December is the cruelest month, at least for Oscar hopefuls. For decades, a December launch was aimed at big holiday box office or awards attention, or both. Now, there is such a glut of year-end movies — 32 films scheduled to open in 31 days — that both goals have been hard hit.

This year’s bounty (nine wide releases, 23 limited openings) represents a big jump from the 24 last year. There are more companies releasing more films; that means more competition at the box office, especially when one of those wide openers is “Star Wars: The Last Jedi.”

It also means more awards anxiety as voting deadlines are moved earlier and earlier. Everybody wants to be first, so the National Board of Review announced winners Nov. 28; the N.Y. Film Critics were Nov. 30. SAG Awards deadline is Dec. 10.

The December crop includes “The Disaster Artist,” “Downsizing,” “Happy End,” “I, Tonya,” “Molly’s Game,” “The Shape of Water” and “Wonder Wheel.” Most of those have started early industry screenings, to avoid the year-end logjam.

But other films were down to the wire, such as Paul Thomas Anderson’s “Phantom Thread,” Steven Spielberg’s “The Post” and Rian Johnson’s “The Last Jedi.” All the directors met their deadlines, and these films are high on voters’ want-to-see lists, but the question is whether enough voters will see them in time.

Last year, some December titles had no awards aspirations (e.g., “Office Christmas Party”), but others did. A reminder of some of December 2016 launches: “The Founder,” “Miss Sloane,” “A Monster Calls,” “Patriots Day,” “Live by Night,” “Paterson” and “Gold.” Some were excellent, but these films got no awards attention, and box office was paltry. Movie audiences (and awards voters) had too many riches.

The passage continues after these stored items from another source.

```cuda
int pn2_fps_gather(int b, int n, int m, const float* inp, float* temp, int* out, float* new_xyz, void* stream) {
    return pn2::fps_dispatch(b, n, m, inp, nullptr, temp, out, new_xyz, 0, pn2::as_stream(stream));
}

int pn2_fps_gather_ragged(int b, int n, int m, const float* inp, const int* lengths, float* temp, int* out, float* new_xyz,
                          void* stream) {
    return pn2::fps_dispatch(b, n, m, inp, lengths, temp, out, new_xyz, 0, pn2::as_stream(stream));
}

size_t pn2_fps_scratch_bytes(int b, int n) { return pn2::fps_scratch_bytes(b, n); }

int pn2_fps_plan(int b, int n, int* threads, int* points_per_thread, int* cluster) {
    if (b <= 0 || n <= 0) return (int)cudaErrorInvalidValue;
    const pn2::FpsPlan p = pn2::plan_fps(b, n);
    if (threads) *threads = p.threads;
    if (points_per_thread) *points_per_thread = p.ppt;
    if (cluster) *cluster = p.cluster;
    return 0;
}

void pn2_set_fps_config(int threads, int points_per_thread, int cluster) {
    pn2::g_fps_cfg.store(pn2::pack_cfg(threads, points_per_thread, cluster), std::memory_order_relaxed);
}

}
```

Measured before the change: 379.0 million.

## Add spatially sorted FPS chain that skips warps via bounding-box distance bounds

Adds a new FPS variant that Morton-sorts points in shared memory with a two-pass radix sort, so each warp owns a spatially compact set of points. Each warp keeps a bounding box and skips the distance update and argmax whenever the box lower bound cannot beat its current max distance. It becomes the default for the 4097-8192 point CTA plan. The cost is a sort prologue, extra shared memory and a divergent branch. A counting entry point is also added to measure how many warps are reached per iteration.

```diff
diff --git a/include/pn2_api.h b/include/pn2_api.h
--- a/include/pn2_api.h
+++ b/include/pn2_api.h
@@ -260,6 +260,7 @@
 unsigned long long pn2_launch_count(void);
 float pn2_ball_threshold(float radius);
 void pn2_set_fps_config(int threads, int points_per_thread, int cluster);
+int pn2_fps_cull_counts(int b, int n, int m, const float* inp, int* out, unsigned* counts, void* stream);
 int pn2_fps_plan(int b, int n, int* threads, int* points_per_thread, int* cluster);
 int pn2_fps_cluster_capacity(int threads, int points_per_thread, int cluster);
 void pn2_set_bq_group(int lanes_per_query);
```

The awards factor became a problem starting in 2004, when the Academy of Motion Picture Arts & Sciences moved the ceremony a month earlier. When the Oscars were held in late March or early April, voters had plenty of time to view all the films in contention, even year-end debuts. A primo example was 2002, when all five best-picture contenders opened in December. (In 2018, the Oscars will be held March 4, a week later than usual, but most other awards are still coming up soon; for example, Golden Globes are Jan. 7.)

Many films follow a formula that used to be successful: a one-week Oscar-qualifying run in December, going wide in January or February to capitalize on (hoped-for) Oscar nominations. The formula doesn’t work any more.

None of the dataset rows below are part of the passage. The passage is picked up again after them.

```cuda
static int conv2d_nhwc_impl(const float* x, int n, int h, int w, int cin, long x_pixel_stride, const float* x_amax,
                            int n_amax, int amax_per_image, const float* packed, const float* bias, int cout, int ksize, int stride,
                            int relu, float* y, long y_pixel_stride, float* y_amax, const float* residual,
                            int residual_upsample2, const float* a_gate, const float* a_shift, int a_relu, float* colsum,
                            float* colsumsq, const float* x_actual, float* y_bound, float y_l1, float y_beta,
                            int x_presplit_from, const int* slice_ch, fod_stream_t stream) {
  FOD_REQUIRE((((uintptr_t)a_gate | (uintptr_t)a_shift | (uintptr_t)colsum | (uintptr_t)colsumsq) & 15) == 0,
              "fod_conv2d_nhwc: a_gate / a_shift / colsum / colsumsq must be 16-byte aligned");
  FOD_REQUIRE((!a_gate && !a_shift) || cin % 32 == 0, "fod_conv2d_nhwc: a_gate / a_shift need cin to be a multiple of 32");
  FOD_REQUIRE(!colsumsq || colsum, "fod_conv2d_nhwc: colsumsq needs colsum");
  FOD_REQUIRE(x && packed && y && x_amax, "fod_conv2d_nhwc: null pointer");
// ... 64 lines not shown
  tm.in_h = h;
  tm.in_w = w;
  prm.colsum = colsum;
  prm.colsumsq = colsumsq;
  tm.cin = cin;
  prm.res = residual;
  prm.res_shift = residual_upsample2 ? 1 : 0;
  prm.res_h = residual_upsample2 ? (ho + 1) / 2 : ho;
  prm.res_w = residual_upsample2 ? (wo + 1) / 2 : wo;
  prm.tiles_x = (wo + cvt::kTileW - 1) / cvt::kTileW;
  prm.tiles_per_img = prm.tiles_x * ((ho + cvt::kTileH - 1) / cvt::kTileH);
  const long tiles = (long)n * prm.tiles_per_img;
  FOD_REQUIRE(tiles * prm.n_groups < (1L << 30), "fod_conv2d_nhwc: too many tiles");
  prm.tiles_total = (int)tiles;
  prm.pair_units = (int)((tiles + 1) / 2) * prm.n_groups;
  cvt::SmemA sm = {};
  const bool smem_a = smem_a_layout(prm, tm.x_presplit || (stride == 2 && x_presplit_from == 0 && n_amax == 1), sm);
  int rc = make_nhwc_map(&prm.in_map, x, n, h, w, cin, x_pixel_stride, cvt::kChunk, smem_a && !per_tap ? cvt::kTileW : halo_w,
                         halo_h, stride, CU_TENSOR_MAP_SWIZZLE_128B);
  if (rc != FOD_OK) return rc;
  rc = make_nhwc_map(&prm.out_map, y, n, ho, wo, cout, y_pixel_stride, cvt::kChunk, cvt::kTileW, cvt::kTileH, 1,
                     CU_TENSOR_MAP_SWIZZLE_128B);
  if (rc != FOD_OK) return rc;
  const long ktot = (long)prm.taps * cin_pad;
  const __half* whi = reinterpret_cast<const __half*>(packed);
  rc = make_matrix_map_f16(&prm.whi_map, whi, cout, ktot, cvt::kChunk, prm.nhalf);
  if (rc != FOD_OK) return rc;
  rc = make_matrix_map_f16(&prm.wlo_map, whi + (size_t)cout * ktot, cout, ktot, cvt::kChunk, prm.nhalf);
  if (rc != FOD_OK) return rc;
  prm.w_inv = packed + (size_t)cout * ktot;
  int dev = 0, sms = 0;
  FOD_CUDA_CALL(cudaGetDevice(&dev));
// ... 47 lines not shown
```

Before: 6833.

## Route 1x1 multi-slice convs through SMEM-A path with per-slice scaled partial sums

Adds a per-slice mode for 1x1 convolutions whose input is a concatenation of separately scaled channel slices. These convs now use the shared-memory A-operand kernel, with per-chunk channel offsets, half-chunk MMA skipping, and partial-sum boundaries at slice ends. Each partial is rescaled by its own slice bound in the epilogue instead of going through the TMEM conversion path. It also lets the 8-warp epilogue keep running sums in registers instead of a shared-memory slab, and sizes the A ring from available shared memory. In exchange it adds more partial accumulations and epilogue passes, plus more complex barrier and stage bookkeeping.

```diff
diff --git a/faster_orefsdet_b200/csrc/conv_tc.cu b/faster_orefsdet_b200/csrc/conv_tc.cu
--- a/faster_orefsdet_b200/csrc/conv_tc.cu
+++ b/faster_orefsdet_b200/csrc/conv_tc.cu
@@ -73,6 +73,9 @@
   const float* x_actual;
   float* y_bound;
   float y_l1, y_beta;
+  uint64_t slice_ends;
+  int part_scaled;
+  int8_t part_slice[16];
 };
 
 struct TmemA {
@@ -88,7 +91,10 @@
 
 struct SmemA {
   uint32_t a_box_bytes, b_stage_bytes, off_b, off_sum;
-  int b_stages;
+  int a_stages, b_stages;
+  int sub;
+  uint64_t half_chunks;
+  int16_t chunk_ch[64];
 };
 
 struct Unit {
@@ -109,9 +115,10 @@
   u.ch0 = (pu % P.n_groups) * P.n_group;
   return u;
 }
-__device__ __forceinline__ bool ends_part(int pc, int lc, int chunks_per_part, int chunks) {
-  return pc == chunks_per_part - 1 || lc == chunks - 1;
-}
+__host__ __device__ __forceinline__ bool ends_part(const Params& P, int pc, int lc) {
+  return pc == P.chunks_per_part - 1 || lc == P.chunks - 1 || (lc < 64 && ((P.slice_ends >> lc) & 1));
+}
+__device__ __forceinline__ int dense_k0(const Params& P, int lc) { return ((lc % P.taps) * P.cin_chunks + lc / P.taps) * kChunk; }
 __device__ __forceinline__ uint32_t ring_stage(uint32_t g, uint32_t n) { return g % n; }
 __device__ __forceinline__ uint32_t ring_phase(uint32_t g, uint32_t n) { return (g / n) & 1u; }
 __device__ __forceinline__ uint32_t ring_next(uint32_t s, uint32_t n) { return s + 1 == n ? 0u : s + 1; }
@@ -124,6 +131,9 @@
     asm volatile("ld.acquire.cta.shared.u32 %0, [%1];" : "=r"(v) : "r"(flag) : "memory");
     upto = __shfl_sync(0xffffffffu, v, 0);
   }
+}
+__device__ __forceinline__ float row_bound(const Params& P, int n, int k) {
+  return __ldg(P.x_amax + (size_t)k * (P.x_amax_stride ? P.x_amax_stride : 1) + (P.x_amax_stride ? n : 0));
 }
 __device__ __forceinline__ float image_bound(const Params& P, int n) {
   float amax = 0.f;
@@ -155,9 +165,9 @@
   if (warp == kWarpAlloc) tmem_dealloc<2>(tmem_base, kTmemCols);
 }
 
-template <int kTaps>
-__device__ __forceinline__ void weight_producer(const Params& P, int pair, uint32_t rank, uint32_t dst0, uint32_t stage_bytes,
-                                                uint32_t stages, uint32_t full0, uint32_t free0) {
+template <class K0>
+__device__ __forceinline__ void weight_producer(const Params& P, int pair, uint32_t rank, int sub, K0 k0_of, uint32_t dst0,
+                                                uint32_t stage_bytes, uint32_t stages, uint32_t full0, uint32_t free0) {
 #ifdef FOD_DBG
   long long* const dbg_buf = (pair == 0 && rank == 0) ? g_dbg : nullptr;
   constexpr int lane = 0;
@@ -167,21 +177,20 @@
   uint32_t g = 0;
   for (int i = 0; has_unit(P, pair, i); ++i) {
     const int row0 = unit_of(P, pair, rank, i).ch0 + (int)rank * P.nhalf;
-    for (int cc = 0; cc < P.cin_chunks; ++cc)
-      for (int tap0 = 0; tap0 < P.taps; tap0 += kTaps, ++g) {
-        const uint32_t s = ring_stage(g, stages);
-        DBG_STAMP(0, g, 0);
-        mbar_wait(free0 + 8u * s, ring_phase(g, stages) ^ 1);
-        DBG_STAMP(0, g, 1);
-        if (rank == 0) mbar_arrive_expect_tx(full0 + 8u * s, 4 * kTaps * plane);
-#pragma unroll
-        for (int k = 0; k < kTaps; ++k) {
-          const int k0 = ((tap0 + k) * P.cin_chunks + cc) * kChunk;
-          const uint32_t dst = dst0 + s * stage_bytes + k * 2 * plane;
-          tma_load_2d_2sm(dst, &P.whi_map, full_leader + 8u * s, k0, row0);
-          tma_load_2d_2sm(dst + plane, &P.wlo_map, full_leader + 8u * s, k0, row0);
-        }
-      }
+    for (int lc = 0; lc < P.chunks; lc += sub, ++g) {
+      const int nb = min(sub, P.chunks - lc);
+      const uint32_t s = ring_stage(g, stages);
+      DBG_STAMP(0, g, 0);
+      mbar_wait(free0 + 8u * s, ring_phase(g, stages) ^ 1);
+      DBG_STAMP(0, g, 1);
+      if (rank == 0) mbar_arrive_expect_tx(full0 + 8u * s, 4 * nb * plane);
+      for (int k = 0; k < nb; ++k) {
+        const int k0 = k0_of(lc + k);
+        const uint32_t dst = dst0 + s * stage_bytes + k * 2 * plane;
+        tma_load_2d_2sm(dst, &P.whi_map, full_leader + 8u * s, k0, row0);
+        tma_load_2d_2sm(dst + plane, &P.wlo_map, full_leader + 8u * s, k0, row0);
+      }
+    }
   }
 }
 
@@ -191,6 +200,9 @@
   const uint32_t sbase = smem_u32(smem);
   const int qd = warp & 3, sp = (warp - kWarpEpi0) >> 2;
   constexpr int sstep = kEpiWarps / 4;
+  constexpr bool kRegSum = kEpiWarps == 8;
+  constexpr int kCols = kRegSum ? 16 : 32;
+  float4 run[2][8];
   const int m = qd * 32 + lane;
   const uint32_t acc_empty_leader = map_to_cta(acc_empty0, 0);
   const bool issuer = (warp == kWarpEpi0 && lane == 0);
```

Last year, “La La Land” bowed in December, but it had been widely screened for industry members long before it opened. It earned 14 Oscar nominations and won six, a positive example of December debuts. Not so fortunate was Theodore Melfi’s terrific “Hidden Figures.” The film had a very fast schedule, and began shooting in March 2016, so it wasn’t ready for screenings in October and November, when most awards hopefuls are already in high gear. Word-of-mouth was good and the film earned three Oscar nominations. But if Oscars had followed the old schedule, it’s safe to bet the film would have gotten even more.

It’s getting harder to stir up buzz. Aside from the film glut, there is great entertainment competition from YouTube, TV (“The Crown,” “This Is Us,” “Will and Grace,” “The Vietnam War,” et al.) And the public is following politicians in D.C., who have come up with plot twists more fascinating than anything scripted.

So to all fourth-quarter contenders: Good luck.